Отложим, сказал я себе. Разберемся позже.
Император поднялся мне навстречу из-за стола, и вот он-то выглядел ровно тем, кем был, усталым и бесконечно счастливым отцом. Государственного в нём осталось на треть, остальное занимал человек, у которого дочери третий день ели рис и командовали медицинскими сёстрами.
– Лекарь Разумовский, – сказал он. Как обычно Филипп мне все перевёл. – Простите за час и за форму приглашения. Некоторые разговоры я предпочитаю не откладывать и не доверять дневному расписанию.
Мне предложили кресло, чай, и дальше началось то, к чему я тоже оказался не готов, потому что готовился к чему угодно, кроме этого.
Меня начали награждать, и награждали по нарастающей.
Сначала орден. Высший орден Дракона, награда, которую, если верить тихому комментарию Филиппа, за последние полвека получали четверо, и все четверо к моменту награждения были главами государств.
Потом статус почётного гражданина, пожизненный, с правами, которые зачитывались списком на полстраницы. Потом должность, личный лекарь наследниц престола, с резиденцией во дворце и штатом.
Потом кафедра. Собственная кафедра трансплантологии в лучшем медицинском университете Азии, под моё имя, с правом набирать людей откуда угодно и учить их чему сочту нужным.
И поверх всего, финальной ставкой, бюджет на исследования, у которого, как выразился Император, «не будет второй страницы, потому что не будет первой», любые темы, любое оборудование и любые сроки.
Я сидел, слушал перевод и понимал, что мне сейчас, здесь, в этом кабинете, кладут к ногам жизнь, о которой мечтает каждый лекарь на этой планете. Оперируй, исследуй, учи, ни в чём не нуждайся, и полтора миллиарда человек будут произносить твоё имя с придыханием.
Фырк слушал перечисление молча ровно до кафедры.
– Двуногий, – зашептал он мне в ухо, – а спроси, при кафедре столовая есть? Профессорская. Это важно, это надо выяснить до того, как отказываться… ты же собрался отказываться, я по загривку твоему вижу. Нет, ты откажись, конечно, дом есть дом, но ты сначала спроси про столовую, что нам, знание помешает?
Про столовую я не спросил.
Император закончил и спокойно посмотрел на меня, мне показалось, с любопытством естествоиспытателя.
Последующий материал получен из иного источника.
#define FQSX_RR 6u
#define FQSX_SW 4u
#define FQSX_NSC 3u
#define FQSX_SCR FQSX_NSC
#define FQSX_RQ 256u
struct SpecBuf {
  u32 h_read, h_i0, h_n;
  u32 h_epoch;
  u32 h_pub;
  u32 h_fix_lane, h_fix_end;
  u32 h_pq_lo[2];
  u32 h_np, h_nlp;
  u64 h_ns, h_nls;
  u64 sp_sdir[6][FQSX_SPEC];
  u64 sp_src[6][FQSX_SPEC];
  u8 sp_scur[6][FQSX_SPEC];
  u64 sp_key[10][FQSX_SPEC];
  u8 sp_kind[FQSX_SPEC];
  u64 sp_cq[FQSX_SPEC];
  u8 sp_lvz[FQSX_SPEC];
  u8 sp_flag[FQSX_SPEC];
  u8 sp_rsym[FQSX_SPEC];
// ... 60 lines not shown
    u64 kdir[6], krc[6];
    u32 kcur[6];
    u64 s_let[4];
  } sc_req;
  u64 lev_tmp[10];
  u32 fr_idx[64], fr_c0[64], fr_thr[64], fr_vis[64];
  u64 fr_q1[64], fr_q2[64], fr_q3[64];
  u64 fr_same[64];
#ifdef FQSX_EMU
  u32 fr_f[64], fr_c[64], fr_t[64];
#endif
  u8 fr_lvl[64], fr_bad[64];
  u64 pq_key[2][FQSX_PQ];
  u64 ib_pos[64];
  u64 ib_hash[256];
  alignas(8) u32 qm_bits[4][256];
  u32 lq_target[2], lq_done[2], lq_quit;
  u64 cq_key[10][FQSX_CQ];
  u8 cq_kind[FQSX_CQ];
  u8 cq_rsym[FQSX_CQ];
  u32 cq_tail, cq_head, cq_done;
  u32 rq_f[FQSX_RQ], rq_c[FQSX_RQ], rq_t[FQSX_RQ];
  u64 rq_m[FQSX_RQ];
  u32 rq_tail, rq_head, rq_done;
  u32 wg_stop;
};
#ifndef FQSX_EMU
static_assert(sizeof(WgShared) <= 160u * 1024u, "WgShared must fit the 160 KB of LDS of a gfx950 CU");
#endif
struct InsShared {
  u32 mt[4][624];
  u32 mt_idx[4];
  u32 pf_done, pf_on;
  u64 ib_pos[64];
  u64 ib_hash[256];
  u64 bk_key[64];
  u64 pe_bk[3][64];
};
struct EncArgs {
  DevCfg cfg;
  u32 n_reads, S, seg, pad;
};
#ifndef FQSX_EMU
__shared__ WgShared fq_wg_lds;
FQ_DEV WgShared *fq_wg() { return &fq_wg_lds; }
typedef const __attribute__((address_space(4))) EncArgs *FqArgsP;
FQ_DEV FqArgsP fq_kernarg() { return (FqArgsP)__builtin_amdgcn_kernarg_segment_ptr(); }
FQ_DEV const EncArgs *fq_args(FqArgsP a) {
  const unsigned long v = (unsigned long)a;
  const u32 lo = __builtin_amdgcn_readfirstlane((u32)v), hi = __builtin_amdgcn_readfirstlane((u32)(v >> 32));
  return (const EncArgs *)(FqArgsP)(((unsigned long)hi << 32) | lo);
}
#else
typedef const EncArgs *FqArgsP;
FQ_DEV WgShared *fq_wg() { static thread_local WgShared s; return &s; }
FQ_DEV const EncArgs *fq_args(FqArgsP a) { return a; }
#endif
enum { SX_VALID = 1, SX_LB = 2, SX_S = 4, SX_LS = 8, SX_UNC = 16 ,
       SX_HITS = SX_LB | SX_S | SX_LS | SX_UNC };
enum { SCQ_FROM_HEAD = 1 , SCQ_REVERSED = 2  };
enum { SK_NONE = 0, SK_RANK = 1, SK_LETTER = 2, SK_RANK_PENDING = 3, SK_LETTER_PENDING = 4, SK_RAW = 5, SK_KIND_MASK = 7,
       SK_RESET = 8  };
enum { PV_B = 1, PV_S = 2, PV_P = 4, PV_PHID = 8, PV_PCAND = 16 };

struct C4 { u32 c[4]; };
struct Kmer { u64 dir, rc; u32 cur; };
// ... 518 lines not shown
FQ_DEV void batch_hit_mask(Wk &w, u32 n, u64 mask[4]) {
  WgShared *sm = w.sm;
  mask[0] = mask[1] = mask[2] = mask[3] = 0;
#if FQ_WAVE > 1
  for (u32 r = 0; r * 64 < n; ++r) {
    u32 q = r * 64 + FQ_LANE;
    bool hit = q < n && (sm->bk_res[q][0] | sm->bk_res[q][1] | sm->bk_res[q][2] | sm->bk_res[q][3]) != 0;
    mask[r] = wave_ballot(hit);
  }
#else
  for (u32 q = 0; q < n; ++q)
    if (sm->bk_res[q][0] | sm->bk_res[q][1] | sm->bk_res[q][2] | sm->bk_res[q][3]) mask[q >> 6] |= 1ull << (q & 63);
#endif
}
FQ_DEV void batch_count(Wk &w, const KTab &t, u32 n) {
  WgShared *sm = w.sm;
  u64 ns = 0;
  FQ_SYNC();
  for (u32 i = FQ_LANE; i < n; i += FQ_WAVE) {
    u64 key = sm->bk_key[i];
    sm->bk_res[i][0] = tab_count(t, sb_owner(w.cfg, key), key, ns);
  }
  FQ_SYNC();
  w.st[ST_GPROBE] += n;
  w.st[ST_GSLOT] += wave_sum64(ns);
}

template <class SM>
FQ_DEV void insert_batch(const DevCfg &cfg, SM *sm, const KTab &t, u32 sub, const u64 *keys, u32 n, u32 rng, const Cinc &ci,
                         u64 &nslots, u32 &err);
template <class SM>
FQ_DEV void insert_batch_k(const DevCfg &cfg, SM *sm, const KTab &t, u32 sub, u64 mykey, u32 n, u32 rng, const Cinc &ci,
                           u64 &nslots, u32 &err);
template <class SM, bool EXT_PF = false>
FQ_DEV void insert_keys(const DevCfg &cfg, SM *sm, const KTab &t, u32 sub, const u64 *keys, u32 n, u32 rng, const Cinc &ci,
                        u64 &nslots, u32 &err) {
#if FQ_WAVE > 1
  if constexpr (EXT_PF) {
    u64 nextk = FQ_LANE < n ? keys[FQ_LANE] : 0;
    for (u32 o = 0; o < n && !err; o += FQ_WAVE) {
      const u64 k = nextk;
      if (o + FQ_WAVE + FQ_LANE < n) nextk = keys[o + FQ_WAVE + FQ_LANE];
      insert_batch_k(cfg, sm, t, sub, k, n - o < FQ_WAVE ? n - o : FQ_WAVE, rng, ci, nslots, err);
      lds_store_rel(&sm->pf_done, o / FQ_WAVE + 1);
    }
    return;
  }
  const u64 *s = t.slots + (u64)sub * t.stride;
  u64 nextk = FQ_LANE < n ? keys[FQ_LANE] : 0;
  for (u32 o = 0; o < n && !err; o += FQ_WAVE) {
    const u64 k = nextk;
    u64 touch = 0;
    if (o + FQ_WAVE + FQ_LANE < n) {
      nextk = keys[o + FQ_WAVE + FQ_LANE];
      const TabHome th = tab_home(t, nextk >> (64 - 2 * t.k));
      touch = touch_load(&s[(u64)th.a * FQSX_BKT]) ^ touch_load(&s[(u64)th.b * FQSX_BKT]);
    }
    insert_batch_k(cfg, sm, t, sub, k, n - o < FQ_WAVE ? n - o : FQ_WAVE, rng, ci, nslots, err);
    keep_live(touch);
  }
#else
  for (u32 j = 0; j < n && !err; ++j) insert_batch(cfg, sm, t, sub, keys + j, 1, rng, ci, nslots, err);
#endif
}
FQ_DEV u32 lq_done_now(Wk &w, u32 qi) { return w.lqh ? lds_load_acq(&w.sm->lq_done[qi]) : w.la[qi ? MAIL_S : MAIL_B]; }
FQ_DEV void lq_publish(Wk &w, bool force = false) {
// ... 3424 lines not shown
  TM_TRACE_VAL(cfg, tid, launch, 12, w.tm[TM_RRWAIT]); TM_TRACE_VAL(cfg, tid, launch, 13, w.tm[TM_SPEC]);
  TM_TRACE_VAL(cfg, tid, launch, 14, w.tm[CN_GENERIC]); TM_TRACE_VAL(cfg, tid, launch, 15, w.tm[TM_LQ]);
#ifdef FQSX_TIMING
  {
    const u32 xs[16] = {TM_SLOW, TM_SPRE, TM_ROUGH, TM_FINDC, TM_POST, TM_KEYS, TM_READ_HEAD, TM_CQWAIT, TX_QMM, TX_QRUN, TX_PROLOG, TX_CHUNKQ, TX_FLUSH, TM_TOTAL, TX_G_EARLY, TX_OWNSPEC};
    for (u32 x = 0; x < 16; ++x) TM_TRACE_VAL(cfg, tid, launch, 16 + x, w.tm[xs[x]]);
  }
#endif
  if (!piped) {
    for (u32 i = 0; i < ST_N; ++i) ws->stat[i] += w.st[i];
    for (u32 i = 0; i < FQSX_TM_SLOTS && i < 48; ++i) ws->stat[16 + i] += w.tm[i];
  } else if (FQ_LANE == 0) {
    for (u32 i = 0; i < ST_N; ++i) if (w.st[i]) atomic_add64(&ws->stat[i], w.st[i]);
#ifdef FQSX_TIMING
    for (u32 i = 0; i < FQSX_TM_SLOTS && i < 48; ++i) if (w.tm[i]) atomic_add64(&ws->stat[16 + i], w.tm[i]);
#endif
  }
  FQ_SYNC();
  mt_copy((u64 *)&ws->mt[0][0], (const u64 *)&sm->mt[0][0]);
  for (u32 g = FQ_LANE; g < 4; g += FQ_WAVE) ws->mt_idx[g] = sm->mt_idx[g];
  for (u32 k = 0; k < 3; ++k) cfg.mail[k].n[tid] = w.mn[k];
  if (paired) cfg.pe_n[tid] = w.pe_n;
  if (w.err) *cfg.err = w.err;
}

template <class SM>
FQ_DEV void insert_batch(const DevCfg &cfg, SM *sm, const KTab &t, u32 tid, const u64 *keys, u32 n, u32 rng, const Cinc &ci,
                         u64 &nslots, u32 &err) {
  insert_batch_k(cfg, sm, t, tid, FQ_LANE < n ? keys[FQ_LANE] : 0, n, rng, ci, nslots, err);
}
template <class SM>
FQ_DEV void insert_batch_k(const DevCfg &cfg, SM *sm, const KTab &t, u32 tid, u64 mykey, u32 n, u32 rng, const Cinc &ci,
                           u64 &nslots, u32 &err) {
  (void)cfg;
#ifdef FQSX_TIMING
  u64 ib_t[4] = {0, 0, 0, 0}, ib_rounds = 0;
#define IB_MARK(i) do { const u64 now_ = fq_clock(); ib_t[i] += now_ - ib_c; ib_c = now_; } while (0)
  u64 ib_c = fq_clock();
#else
#define IB_MARK(i) ((void)0)
#endif
  u64 *s = t.slots + (u64)tid * t.stride;
  const u64 cm = (1ull << t.cbits) - 1ull;
  const u32 lane = FQ_LANE;
  const u64 v = lane < n ? mykey >> (64 - 2 * t.k) : 0;
  u32 filled = t.filled[tid];
  for (u32 done = 0; done < n;) {
    u64 pos = 0, item = 0;
    bool act = lane >= done && lane < n, found = false;
    if (act) {
      const TabLoc L = t.two ? tab_locate(t, s, v) : tab_locate1(t, s, v);
      pos = L.pos; item = L.item; nslots += L.ns;
      found = item != 0;
    }
    IB_MARK(0);
    u32 lim = n;
#if FQ_WAVE > 1
    FQ_SYNC();
    sm->ib_pos[lane] = act ? pos : ~0ull;
    for (u32 i = lane; i < 256; i += FQ_WAVE) sm->ib_hash[i] = 0;
    FQ_SYNC();
    const u32 hb = (((u32)pos ^ (u32)(pos >> 32)) * 0x9E3779B1u) >> 24;
    if (act) lds_or64(&sm->ib_hash[hb], 1ull << lane);
    FQ_SYNC();
    bool clash = false;
    if (act) {
      u64 cand = sm->ib_hash[hb] & ((1ull << lane) - 1ull);
      while (cand && !clash) {
        const u32 j = ctz64(cand);
        cand &= cand - 1ull;
        clash = sm->ib_pos[j] == pos;
      }
    }
    const u64 cl = wave_ballot(clash);
    if (cl) lim = ctz64(cl);
    act = act && lane < lim;
#else
    lim = done + 1;
#endif
    IB_MARK(1);
    const u32 n_new = popc64(wave_ballot(act && !found));
    if ((u64)(filled + n_new) * 10 >= t.nb * FQSX_BKT * 9) { err = FQSX_ERR_GTAB_FULL; return; }
    const u32 cnt = (u32)(item & cm);
    const bool draw = act && found && cnt > ci.thr && cnt < ci.maxv;
    const u64 dm = wave_ballot(draw);
    u32 r = 0;
    if (dm) {
      const u32 my = popc64(dm & ((1ull << lane) - 1ull)), total = popc64(dm);
      u32 idx = sm->mt_idx[rng];
      const u32 avail = idx >= 624 ? 0 : 624 - idx;
      if (draw && my < avail) r = mt_temper(sm->mt[rng][idx + my]);
      if (total > avail) {
        mt_twist(sm->mt[rng]);
        if (draw && my >= avail) r = mt_temper(sm->mt[rng][my - avail]);
        idx = total - avail;
      } else
        idx += total;
      FQ_SYNC();
      if (lane == 0) sm->mt_idx[rng] = idx;
      FQ_SYNC();
    }
    if (act) {
      if (!found) s[pos] = (v << t.cbits) | 1ull;
      else if (cnt <= ci.thr) { if (cnt < (u32)cm) s[pos] = item + 1; }
      else if (draw && (r % (ci.mult * (cnt - ci.thr)) == 0)) s[pos] = item + 1;
    }
    filled += n_new;
    done = lim;
    if (lane == 0 && done >= n) t.filled[tid] = filled;
    IB_MARK(2);
    FQ_SYNC_MEM();
    IB_MARK(3);
#ifdef FQSX_TIMING
    ++ib_rounds;
#endif
  }
#ifdef FQSX_TIMING
  if (rng < 2 && lane == 0) {
    for (u32 i = 0; i < 4; ++i) atomic_add64(&cfg.ws[tid].stat[16 + 40 + i], ib_t[i]);
    atomic_add64(&cfg.ws[tid].stat[16 + 44], ib_rounds);
// ... 64 lines not shown
    (void)cnt; (void)ld;
    if (e < hi) lds_or64(&gm[d], 1ull << FQ_LANE);
    FQ_SYNC();
    const u64 mine = e < hi ? gm[d] : 0;
    const u32 rank = popc64(mine & ((1ull << FQ_LANE) - 1ull));
    const u32 later = (mine >> FQ_LANE) >> 1 ? 1u : 0u;
    u32 cur = e < hi ? cursor[d] : 0;
    FQ_SYNC();
    if (e < hi) {
      m.sorted[cur + rank] = x;
      if (later == 0) { cursor[d] = cur + rank + 1; gm[d] = 0; }
    }
    FQ_SYNC();
#else
    ld[FQ_LANE] = d;
    FQ_SYNC();
    u32 rank = 0, later = 0;
    for (u32 q = 0; q < cnt; ++q) {
      u32 dq = ld[q];
      rank += (q < FQ_LANE && dq == d) ? 1u : 0u;
      later += (q > FQ_LANE && dq == d) ? 1u : 0u;
    }
    u32 cur = e < hi ? cursor[d] : 0;
    FQ_SYNC();
    if (e < hi) {
      m.sorted[cur + rank] = x;
      if (later == 0) cursor[d] = cur + rank + 1;
    }
    FQ_SYNC();
#endif
  }
}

– Благодарю, Ваше Величество, – сказал я, колебаться мне не пришлось, потому что ответ был готов во мне задолго до вопроса. – Это честь, которую я запомню на всю жизнь. Но у меня в Муроме дом. Беременная жена. Мать, которая заново учится жить. И команда, которую я собирал по человеку. Я лекарь из Российской империи, Ваше Величество.
В кабинете стало тихо. Свита смотрела на меня так, как смотрят на человека, отказавшегося от бессмертия. А Император не удивился.
Он выслушал отказ с лицом игрока, у которого сошелся пасьянс, кивнул, и мне подумалось, что справки обо мне он навел давно и глубоко, и знал, что я откажусь, и, возможно, именно поэтому предлагал так щедро.
Есть удовольствия, доступные только очень старым и очень умным людям, и одно из них, предложить человеку всё и убедиться, что не ошибся в нём.
– Тогда примите расчёт, лекарь. От расчёта не отказываются, – сказал он, и секретарь положил передо мной на стол конверт.
В конверте лежал чек. Я посмотрел на сумму, пересчитал нули, их было много, астрономически много, и изображать ложную скромность я не собирался.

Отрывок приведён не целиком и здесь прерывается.